EXERCISE DIRECTIONS >> Where does the word "self" occur in the material? Copy each line that has it.

DATA PROVIDED >>

==============================

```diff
+                    nib &= nib - 1;
+                } while (nib);
+            }
+        }
+    }
     __syncthreads();
     CCWG_MARK(1);
+    if (!g.row_lanes)
+    for (int i = tid; i < n; i += NTH) {
+        const uint32_t rs = s_minx[i];
+        const int r = (int)(rs >> 8) & 63, s = (int)(rs & 63u);
+        const uint4 qu = reinterpret_cast<const uint4 *>(rows)[2 * r];
+        const uint4 q0 = reinterpret_cast<const uint4 *>(rows)[2 * r + 1];
+        const uint4 q1 = reinterpret_cast<const uint4 *>(rows)[2 * r + 2];
+        const uint64_t pe = qu.x | ((uint64_t)qu.y << 32), po = qu.z | ((uint64_t)qu.w << 32);
+        const uint64_t pa = q0.x | ((uint64_t)q0.y << 32), pb = q0.z | ((uint64_t)q0.w << 32);
+        const uint64_t pc = q1.x | ((uint64_t)q1.y << 32), pd = q1.z | ((uint64_t)q1.w << 32);
+        const uint64_t jr = (((pa | pc) & ((pb | pd) << 1)) >> s) >> 1;
+        const int e = s + (~jr ? ctz64(~jr) : 0);
+        const uint64_t mk = mask_upto(e) & ~((1ull << s) - 1);
+        const uint64_t ra = pa & mk, rb = pb & mk, rc = pc & mk, rd = pd & mk;
+        s_area[i] = (uint32_t)(__popcll((unsigned long long)ra) + __popcll((unsigned long long)rb) +
+                               __popcll((unsigned long long)rc) + __popcll((unsigned long long)rd));
+        s_minx[i] = (uint32_t)(2 * s + (((pa | pc) >> s) & 1 ? 0 : 1));
+        s_maxx[i] = (uint32_t)(2 * e + (((pb | pd) >> e) & 1 ? 1 : 0));
+        s_miny[i] = (uint32_t)(2 * r + ((ra | rb) ? 0 : 1));
+        s_maxy[i] = (uint32_t)(2 * r + ((rc | rd) ? 1 : 0));
+        uint64_t Tu = ((ra | rb) & (pe | po)) | ((ra & (po << 1)) >> 1) | ((rb & (pe >> 1)) << 1);
+        if (Tu) {
+            const uint4 qt = reinterpret_cast<const uint4 *>(rows)[max(2 * r - 1, 0)];
+            const uint64_t ta = qt.x | ((uint64_t)qt.y << 32), tb = qt.z | ((uint64_t)qt.w << 32);
+            const uint64_t Ju = (ta | pe) & ((tb | po) << 1);
+            const uint64_t Su = (ta | tb | pe | po) & ~Ju;
+            const uint32_t bu = rs >> 16;
+            do {
+                const int p = ctz64(Tu);
+                const int rank = __popcll((unsigned long long)(Su << (63 - p))) - 1;
+                const uint64_t ju = (Ju >> p) >> 1;
+                const int e_up = p + (~ju ? ctz64(~ju) : 0);
+                Tu &= ~mask_upto(e_up);
+                ccbody::uf_union(lab, (uint32_t)i, bu + (uint32_t)rank);
+            } while (Tu);
+        }
+    }
+    else
     for (int k = wave; __any(k < nr); k += NWV) {
         uint64_t Tu = 0;
         const int idx = base + k;
diff --git a/cova_amd/csrc/blobnet.hip b/cova_amd/csrc/blobnet.hip
--- a/cova_amd/csrc/blobnet.hip
+++ b/cova_amd/csrc/blobnet.hip
@@ -346,13 +346,14 @@
 
 int covahip_blobnet_set_impl(covahip_ctx *ctx, int impl) {
     if (!ctx || !ctx->blobnet) return COVAHIP_ERR_NOT_LOADED;
-    if (impl != 1 && (impl < 4 || impl > 10)) return COVAHIP_ERR_INVALID_ARG;
+    if (impl != 1 && (impl < 4 || impl > 11)) return COVAHIP_ERR_INVALID_ARG;
     ctx->blobnet->fuse_dec = impl != 4;
     ctx->blobnet->enc1_tile16 = impl != 5;
     ctx->blobnet->enc_rowtiles = impl != 6;
     ctx->blobnet->fuse_enc23 = impl == 7 ? 0 : impl == 8 ? 2 : 1;
     ctx->blobnet->tail_part = impl != 9;
     ctx->blobnet->tail_rows = impl != 10;
+    ctx->cc_row_lanes = impl == 11;
     return COVAHIP_OK;
 }
 
diff --git a/cova_amd/csrc/blobnet_mfma.hip b/cova_amd/csrc/blobnet_mfma.hip
--- a/cova_amd/csrc/blobnet_mfma.hip
+++ b/cova_amd/csrc/blobnet_mfma.hip
@@ -2794,6 +2794,7 @@
     size_t cc_bytes = ccbody::cc_plan(out.H, out.W, t.g);
     t.use_wv = f.ctx->cc_wave_cap >= 0 && ccwave::wv_plan(out.H, out.W, ((out.H + 1) / 2) * ((out.W + 1) / 2), t.wg) ? 1 : 0;
     if (t.use_wv) cc_bytes = (size_t)t.wg.wave_bytes;
+    t.wg.row_lanes = f.ctx->cc_row_lanes;
     if (!cc_bytes) return false;
     const size_t mfull = ((size_t)out.H * out.W + 15) & ~(size_t)15;
     const size_t partb = p.half ? (size_t)GH * (in.W + 1) * 16 : 0;
diff --git a/cova_amd/csrc/internal.h b/cova_amd/csrc/internal.h
--- a/cova_amd/csrc/internal.h
+++ b/cova_amd/csrc/internal.h
@@ -59,6 +59,7 @@
     void *pinned = nullptr;
     size_t pinned_bytes = 0;
     int cc_wave_cap = 0;
+    int cc_row_lanes = 0;
     CtxLane &lane() { return lanes[cur_lane]; }
     struct { int nbands, nbuf; } enc_plan[4] = {};
     covahip_blobnet *blobnet = nullptr;
diff --git a/cova_amd/elements.py b/cova_amd/elements.py
--- a/cova_amd/elements.py
+++ b/cova_amd/elements.py
@@ -164,7 +164,7 @@
         L.check(self._lib.covahip_blobnet_set_enc_plan(self.ctx.handle, level, nbands, nbuf), "covahip_blobnet_set_enc_plan")
 
     def set_impl(self, impl: str):
-        L.check(self._lib.covahip_blobnet_set_impl(self.ctx.handle, {"mfma": 1, "dec_separate": 4, "enc1_legacy": 5, "enc_general_tiles": 6, "enc23_separate": 7, "enc23_force": 8, "tail_skip_tensor": 9, "tail_band_tiles": 10}[impl]), "set_impl")
+        L.check(self._lib.covahip_blobnet_set_impl(self.ctx.handle, {"mfma": 1, "dec_separate": 4, "enc1_legacy": 5, "enc_general_tiles": 6, "enc23_separate": 7, "enc23_force": 8, "tail_skip_tensor": 9, "tail_band_tiles": 10, "cc_row_lanes": 11}[impl]), "set_impl")
 
     def read_buffer(self, which: int, index: int = 0) -> np.ndarray:
         p, n, dims = C.c_void_p(), C.c_size_t(), (C.c_int32 * 5)()
```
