+                const unsigned koff1m = (KP / 4 == 2) ? koff[KP / 4 - 1] - 1024u : 0u;
+                auto req_k = [&](auto clamped, const int tile, const int slot, const int n, const int g) {
+                    constexpr bool CLAMP = decltype(clamped)::value;
+                    const unsigned char *ktp = kbase + (long)tile * KT * p.k_sl - (CLAMP ? 1024 : 0);
+                    const unsigned ldk = lds_base + slot * C::STAGE_BYTES + wave * (KP / 4) * 1024;
+                    unsigned keep;
+                    unsigned k0 = koff[0], k1m = koff1m;
+                    if constexpr (CLAMP) {
+                        const int rmax = Lk - 1 - tile * KT, l64 = g * 32 + n;
+                        const int r0 = ((wave * (KP / 4)) * 64 + l64) / CPR, r1 = ((wave * (KP / 4) + 1) * 64 + l64) / CPR;
+                        k0 = k0 + 1024u - (unsigned)((r0 > rmax ? r0 - rmax : 0) * (int)p.k_sl);
+                        if constexpr (KP / 4 == 2) k1m = k1m + 1024u - (unsigned)((r1 > rmax ? r1 - rmax : 0) * (int)p.k_sl);
+                    }
+                    if constexpr (KP / 4 == 2)
+                        asm volatile("s_mov_b32 %0, m0\n\ts_mov_b32 m0, %4\n\ts_nop 0\n\t"
+                                     "global_load_lds_dwordx4 %1, %3\n\tglobal_load_lds_dwordx4 %2, %3 offset:1024\n\t"
+                                     "s_mov_b32 m0, %0"
+                                     : "=&s"(keep) : "v"(k0), "v"(k1m), "s"(ktp), "s"(ldk) : "memory");
+                    else
+                        asm volatile("s_mov_b32 %0, m0\n\ts_mov_b32 m0, %3\n\ts_nop 0\n\t"
+                                     "global_load_lds_dwordx4 %1, %2\n\t"
+                                     "s_mov_b32 m0, %0"
+                                     : "=&s"(keep) : "v"(k0), "s"(ktp), "s"(ldk) : "memory");
+                };
+                auto req_v = [&](const int tile, const int slot) {
+                    const unsigned char *vtp = vbase + (v_tile0 + (long)tile * v_tstride) * (long)C::V_IMG_BYTES + wave * (VP / 4) * 1024;
+                    const unsigned ldv = lds_base + slot * C::STAGE_BYTES + C::K_TILE_BYTES + wave * (VP / 4) * 1024;
+                    unsigned keep;
+                    if constexpr (VP / 4 == 2)
+                        asm volatile("s_mov_b32 %0, m0\n\ts_mov_b32 m0, %3\n\ts_nop 0\n\t"
+                                     "global_load_lds_dwordx4 %1, %2\n\tglobal_load_lds_dwordx4 %1, %2 offset:1024\n\t"
+                                     "s_mov_b32 m0, %0"
+                                     : "=&s"(keep) : "v"(voff16), "s"(vtp), "s"(ldv) : "memory");
+                    else
+                        asm volatile("s_mov_b32 %0, m0\n\ts_mov_b32 m0, %3\n\ts_nop 0\n\t"
+                                     "global_load_lds_dwordx4 %1, %2\n\t"
+                                     "s_mov_b32 m0, %0"
+                                     : "=&s"(keep) : "v"(voff16), "s"(vtp), "s"(ldv) : "memory");
+                };
+                auto req_kv = [&](const int ktile, const int kslot, const int vtile, const int vslot) {
+                    const unsigned char *ktp = kbase + (long)ktile * KT * p.k_sl;
+                    const unsigned char *vtp = vbase + (v_tile0 + (long)vtile * v_tstride) * (long)C::V_IMG_BYTES + wave * (VP / 4) * 1024;
+                    const unsigned ldk = lds_base + kslot * C::STAGE_BYTES + wave * (KP / 4) * 1024;
+                    const unsigned ldv = lds_base + vslot * C::STAGE_BYTES + C::K_TILE_BYTES + wave * (VP / 4) * 1024;
+                    unsigned keep;
+                    if constexpr (KP / 4 == 2)
+                        asm volatile("s_mov_b32 %0, m0\n\ts_mov_b32 m0, %5\n\ts_nop 0\n\t"
+                                     "global_load_lds_dwordx4 %1, %3\n\tglobal_load_lds_dwordx4 %2, %3 offset:1024\n\t"
+                                     "s_mov_b32 m0, %6\n\ts_nop 0\n\t"
+                                     "global_load_lds_dwordx4 %7, %4\n\tglobal_load_lds_dwordx4 %7, %4 offset:1024\n\t"
+                                     "s_mov_b32 m0, %0"
+                                     : "=&s"(keep) : "v"(koff[0]), "v"(koff1m), "s"(ktp), "s"(vtp), "s"(ldk), "s"(ldv), "v"(voff16) : "memory");
+                    else
+                        asm volatile("s_mov_b32 %0, m0\n\ts_mov_b32 m0, %4\n\ts_nop 0\n\t"
+                                     "global_load_lds_dwordx4 %1, %2\n\t"
+                                     "s_mov_b32 m0, %5\n\ts_nop 0\n\t"
+                                     "global_load_lds_dwordx4 %6, %3\n\t"
+                                     "s_mov_b32 m0, %0"
+                                     : "=&s"(keep) : "v"(koff[0]), "s"(ktp), "s"(vtp), "s"(ldk), "s"(ldv), "v"(voff16) : "memory");
+                };
+                const RingPlan ring = ring_plan(n_steady - it, n_iters - it, diag_ok || tail_ok, SAGE_TAIL_PIPE != 2 && tail_ok);
+                if (ring.k_entry == RING_K_WHOLE) req_k(std::false_type{}, ring_k_tile(-1), ring_k_slot(kRingSlots - 1), n, g);
+                else if (ring.k_entry == RING_K_CLAMPED) req_k(std::true_type{}, ring_k_tile(-1), ring_k_slot(kRingSlots - 1), n, g);
                 {
                     const unsigned char *ks0 = smem + cur * C::STAGE_BYTES;
                     v4i kf0[2][C::KSTEPS];
@@ -34,10 +100,6 @@
                 v8i vf[C::DT];
 #pragma unroll
                 for (int dt = 0; dt < C::DT; dt++) vf[dt] = v8i{0, 0, 0, 0, 0, 0, 0, 0};
-                static_assert(KP / 4 == VP / 4 && (KP / 4 == 1 || KP / 4 == 2), "asm LDS-DMA: one or two pieces per wave and image");
-                const unsigned lds_base = (unsigned)(size_t)(__attribute__((address_space(3))) unsigned char *)smem;
-                const unsigned voff16 = lane * 16;
-                const unsigned koff1m = (KP / 4 == 2) ? koff[KP / 4 - 1] - 1024u : 0u;
                 const float sm26 = __builtin_ldexpf(p.sm_scale_log2, kSUnitLog2);
                 float cs[2];
                 cs[0] = sm26 * (qsc * ksc[0][0]);
@@ -53,43 +115,35 @@
                             for (int i = 0; i < 16; i++) o[dt][i] *= alpha_p;
                     }
                 };
+                [[maybe_unused]] bool k_clamped = false;
                 auto body = [&](auto slot, auto kind, const int n, const int g, v16i (&sc)[2], v16i (&sn)[2], v8i &pp, v8i &pc) {
                     constexpr int KIND = decltype(kind)::value;
-                    constexpr bool HAS_DMA = KIND == 0 || KIND == 3, HAS_NEXT = KIND != 2, DIAG = KIND == 1 || KIND == 2;
+                    constexpr int K_REQ = ring_body_k_request(KIND);
+                    constexpr bool V_REQ = ring_body_v_request(KIND), HAS_NEXT = KIND != RING_BODY_LAST, DIAG = KIND == RING_BODY_QK_LAST || KIND == RING_BODY_LAST;
                     rescale();
                     const int CUR = slot;
-                    const int nxt = (CUR + 1 == NSTAGE) ? 0 : CUR + 1, nn = (nxt + 1 == NSTAGE) ? 0 : nxt + 1;
+                    const int nxt = (CUR + 1 == NSTAGE) ? 0 : CUR + 1;
                     const unsigned char *vs = smem + CUR * C::STAGE_BYTES + C::K_TILE_BYTES;
                     const unsigned char *ksn = smem + nxt * C::STAGE_BYTES;
-                    if (SAGE_ABL & 32) asm volatile("s_waitcnt lgkmcnt(0)" ::: "memory"); else asm volatile("s_waitcnt vmcnt(0) lgkmcnt(0)" ::: "memory");
+                    if (SAGE_ABL & 32) asm volatile("s_waitcnt lgkmcnt(0)" ::: "memory");
+                    else asm volatile("s_waitcnt vmcnt(%0) lgkmcnt(0)" ::"n"(ring_body_wait(KIND, KP / 4, VP / 4)) : "memory");
                     if ((SAGE_ABL & 4) == 0) __builtin_amdgcn_s_barrier();
-                    if constexpr (HAS_DMA) {
-                        const unsigned char *ktp = kbase + (long)(it + 2) * KT * p.k_sl - (KIND == 3 ? 1024 : 0);
-                        const unsigned char *vtp = vbase + (v_tile0 + (long)(it + 2) * v_tstride) * (long)C::V_IMG_BYTES + wave * (VP / 4) * 1024;
-                        const unsigned ldk = lds_base + nn * C::STAGE_BYTES + wave * (KP / 4) * 1024;
-                        const unsigned ldv = lds_base + nn * C::STAGE_BYTES + C::K_TILE_BYTES + wave * (VP / 4) * 1024;
-                        unsigned keep;
-                        unsigned k0 = koff[0], k1m = koff1m;
-                        if constexpr (KIND == 3) {
-                            const int rmax = Lk - 1 - (it + 2) * KT, l64 = g * 32 + n;
-                            const int r0 = ((wave * (KP / 4)) * 64 + l64) / CPR, r1 = ((wave * (KP / 4) + 1) * 64 + l64) / CPR;
-                            k0 = k0 + 1024u - (unsigned)((r0 > rmax ? r0 - rmax : 0) * (int)p.k_sl);
-                            if constexpr (KP / 4 == 2) k1m = k1m + 1024u - (unsigned)((r1 > rmax ? r1 - rmax : 0) * (int)p.k_sl);
-                        }
-                        if constexpr (KP / 4 == 2)
-                            asm volatile("s_mov_b32 %0, m0\n\ts_mov_b32 m0, %5\n\ts_nop 0\n\t"
-                                         "global_load_lds_dwordx4 %1, %3\n\tglobal_load_lds_dwordx4 %2, %3 offset:1024\n\t"
-                                         "s_mov_b32 m0, %6\n\ts_nop 0\n\t"
-                                         "global_load_lds_dwordx4 %7, %4\n\tglobal_load_lds_dwordx4 %7, %4 offset:1024\n\t"
-                                         "s_mov_b32 m0, %0"
-                                         : "=&s"(keep) : "v"(k0), "v"(k1m), "s"(ktp), "s"(vtp), "s"(ldk), "s"(ldv), "v"(voff16) : "memory");
-                        else
-                            asm volatile("s_mov_b32 %0, m0\n\ts_mov_b32 m0, %4\n\ts_nop 0\n\t"
-                                         "global_load_lds_dwordx4 %1, %2\n\t"
-                                         "s_mov_b32 m0, %5\n\ts_nop 0\n\t"
-                                         "global_load_lds_dwordx4 %6, %3\n\t"
-                                         "s_mov_b32 m0, %0"
-                                         : "=&s"(keep) : "v"(k0), "s"(ktp), "s"(vtp), "s"(ldk), "s"(ldv), "v"(voff16) : "memory");
+                    const int tile_t = it;
+                    static_assert(ring_body_wait(RING_BODY_KCLAMP_V, KP / 4, VP / 4) == ring_body_wait(RING_BODY_V, KP / 4, VP / 4), "one wait for both");
+                    auto dma_k = [&]() {
+                        if constexpr (KIND == RING_BODY_KV_LAST) {
+                            if (ring_steady_k_request(tile_t, n_steady)) req_k(std::false_type{}, ring_k_tile(tile_t), ring_k_slot(CUR), n, g);
+                        } else if constexpr (K_REQ == RING_K_WHOLE) req_k(std::false_type{}, ring_k_tile(tile_t), ring_k_slot(CUR), n, g);
+                        else if constexpr (KIND == RING_BODY_V && TAIL_PIPE && SAGE_TAIL_PIPE != 2) {
+                            if (k_clamped) req_k(std::true_type{}, ring_k_tile(tile_t), ring_k_slot(CUR), n, g);
+                        }
+                    };
+                    auto dma_v = [&]() {
+                        if constexpr (V_REQ) req_v(ring_v_tile(tile_t), ring_v_slot(CUR));
+                    };
+                    if constexpr (C::DT != 4) {
+                        if constexpr (KIND == RING_BODY_KV) req_kv(ring_k_tile(tile_t), ring_k_slot(CUR), ring_v_tile(tile_t), ring_v_slot(CUR));
+                        else { dma_k(); dma_v(); }
                     }
 
                     A_PV(o[0], vf[0], pp);
@@ -219,12 +273,14 @@
                         g4s(0, ua);
                         A_PV(o[2], vf[2], pp);   g4e(ua); g4s(1, ub); g4c(0, ua);
                         A_PV(o[3], vf[3], pp);   g4e(ub); g4s(2, ua); g4c(1, ub);
+                        dma_k();
                         qk_next(0, 0);           g4e(ua); g4s(3, ub); g4c(2, ua);
                         qk_next(0, 1);           g4e(ub); g4s(4, ua); g4c(3, ub);
                         qk_next(0, 2);           g4e(ua);
                         A_FENCE(); read_v(0); read_v(1); A_FENCE();
                         g4s(5, ub); g4c(4, ua);
                         qk_next(0, 3);           g4e(ub); g4s(6, ua); g4c(5, ub);
+                        dma_v();
                         qk_next(1, 0);           g4e(ua); g4s(7, ub); g4c(6, ua);
                         qk_next(1, 1);           g4e(ub);
                         qk_next(1, 2);           g4c(7, ub);
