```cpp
int run_pass_pack(bt_ctx* c, const bt_batch* b, const uint64_t* select, const bt_pack_opts* po,
                  const bt_pack_out* out, hipStream_t st, hipEvent_t e0, hipEvent_t e1) {
    if (!c || !b || !select || !po || !out || !out->total || !out->n_packed)
        return set_error(BT_E_INVALID_ARGUMENT, "null argument");
    if (!out->bytes && out->cap) return set_error(BT_E_INVALID_ARGUMENT, "null output with cap %llu", (unsigned long long)out->cap);
    if (b->flags & (BT_BATCH_PREFIXES | BT_BATCH_LEAN))
        return set_error(BT_E_INVALID_ARGUMENT, "a BT_BATCH_PREFIXES / BT_BATCH_LEAN batch holds no whole frames to pack");
    if (po->lead > kPackLeadMax) return set_error(BT_E_INVALID_ARGUMENT, "lead %u > %u", po->lead, kPackLeadMax);
    if (po->align != 1 && po->align != 16 && po->align != 64)
        return set_error(BT_E_INVALID_ARGUMENT, "align %u (1, 16 or 64)", po->align);
    PackArgs a{};
    char why[128];
    if (frame_src(b, &a, why, sizeof(why))) return set_error(BT_E_INVALID_ARGUMENT, "%s", why);
    HIP_TRY(hipSetDevice(c->device));
    if (b->n == 0) {
        HIP_TRY(hipMemsetAsync(out->total, 0, 8, st));
        HIP_TRY(hipMemsetAsync(out->n_packed, 0, 4, st));
        return BT_OK;
    }
    bt_ctx::Ws* w = nullptr;
    int rc = take_ws(c, b->n, &w);
    if (rc) return rc;
    if ((rc = ws_touch(c, w, st))) return rc;
    a.nchunks = (a.ntiles + kPackChunkTiles - 1) / kPackChunkTiles;
    a.lead = po->lead;
    a.snap = po->snap;
    a.align = po->align;
    a.select = select;
    a.out = out->bytes;
    a.cap = out->cap;
    a.out_desc = out->desc;
    a.total = out->total;
    a.n_packed = out->n_packed;
    a.sums = w->pack_sums;
    rc = launch_pass_pack(a, st, e0, e1);
    if (rc) return set_error(rc, "pack kernel launch failed: %s", hipGetErrorString(hipGetLastError()));
    return ws_done(c, w, st);
}

void ctx_forget_base(bt_ctx* c) {
    std::lock_guard<std::mutex> lk(c->mu);
    c->last_base = nullptr;
}

void release_workspace(bt_ctx* c) {
    free_ws(c);
    for (auto& w : c->ws.buf)
        if (w.sync) (void)hipEventDestroy(w.sync);
    for (auto e : c->ws.main_done)
        if (e) (void)hipEventDestroy(e);
    if (c->ws.cstream) (void)hipStreamDestroy(c->ws.cstream);
}

void release_walk_stages(bt_ctx* c) {
    for (auto& w : c->walk.stage) {
        if (w.h) (void)hipHostFree(w.h);
        if (w.done) (void)hipEventDestroy(w.done);
    }
}

}

extern "C" {

int bt_reserve(bt_ctx* c, uint32_t n) {
    const bt::DeviceRestore keep_device;
    if (!c) return set_error(BT_E_INVALID_ARGUMENT, "null context");
    std::lock_guard<std::mutex> lk(c->mu);
    return ensure_ws(c, n);
}

int bt_parse_filter_device(bt_ctx* c, const bt_batch* b, const bt_outputs* o, void* stream) {
    const bt::DeviceRestore keep_device;
    if (!c) return set_error(BT_E_INVALID_ARGUMENT, "null context");
    std::lock_guard<std::mutex> lk(c->mu);
    hipStream_t st = stream ? reinterpret_cast<hipStream_t>(stream) : c->stream;
    return run_device(c, b, o, st, false, nullptr, nullptr);
}

int bt_filter_resume_device(bt_ctx* c, const bt_batch* b, const bt_outputs* o, void* stream) {
    const bt::DeviceRestore keep_device;
    ResumeArgs a{};
    if (const char* why = resume_args_error(c, b, o, &a)) return set_error(BT_E_INVALID_ARGUMENT, "%s", why);
    std::lock_guard<std::mutex> lk(c->mu);
    hipStream_t st = stream ? reinterpret_cast<hipStream_t>(stream) : c->stream;
    HIP_TRY(hipSetDevice(c->device));
    const bool compact = o->pass_idx || o->n_pass;
    if (b->n == 0) {
        if (o->n_pass) HIP_TRY(hipMemsetAsync(o->n_pass, 0, 4, st));
        return BT_OK;
    }
    a.bytes = read_limit(a.base, a.bytes);
    a.decide = o->decide;
    a.dfa = c->dfa.dev[c->dfa.cur];
    a.dfa_bytes = (uint32_t)c->dfa_pool.size();
    int rc = launch_payload_resume(a, c->prog, st);
    if (rc) return set_error(rc, "resume kernel launch failed: %s", hipGetErrorString(hipGetLastError()));
    if (a.dfa_bytes && (rc = dfa_read_on(c, st))) return rc;
    if (o->verdict || compact) {
        bt_ctx::Ws* w = nullptr;
        if (compact) {
            if ((rc = take_ws(c, b->n, &w))) return rc;
            if ((rc = ws_touch(c, w, st))) return rc;
        }
// ... 93 lines not shown
```

Baseline: 50150 Mpps.

## Add dynamic atomic work-stealing for the tail tiles of the main parse+filter kernel

The fixed-stride filter kernel now processes most tiles with static grid-stride assignment and leaves the last few rounds as a tail. Waves claim that tail through relaxed atomic tickets spread over 8 sharded head counters, with claims issued one step ahead to hide latency. The aim is to cut imbalance at the end of the kernel, where some waves finish early while others still work. In exchange it adds a per-stream counter buffer that uses double-buffered sets reset by block 0, some atomic traffic, extra control flow in the hot loop, and stream bookkeeping plus cleanup on stream destroy.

==============================

WRITTEN RESPONSE >>
         L.check(self._lib.covahip_blobnet_set_enc_plan(self.ctx.handle, level, nbands, nbuf), "covahip_blobnet_set_enc_plan")
     def set_impl(self, impl: str):
-        L.check(self._lib.covahip_blobnet_set_impl(self.ctx.handle, {"mfma": 1, "dec_separate": 4, "enc1_legacy": 5, "enc_general_tiles": 6, "enc23_separate": 7, "enc23_force": 8, "tail_skip_tensor": 9, "tail_band_tiles": 10}[impl]), "set_impl")
+        L.check(self._lib.covahip_blobnet_set_impl(self.ctx.handle, {"mfma": 1, "dec_separate": 4, "enc1_legacy": 5, "enc_general_tiles": 6, "enc23_separate": 7, "enc23_force": 8, "tail_skip_tensor": 9, "tail_band_tiles": 10, "cc_row_lanes": 11}[impl]), "set_impl")
     def read_buffer(self, which: int, index: int = 0) -> np.ndarray:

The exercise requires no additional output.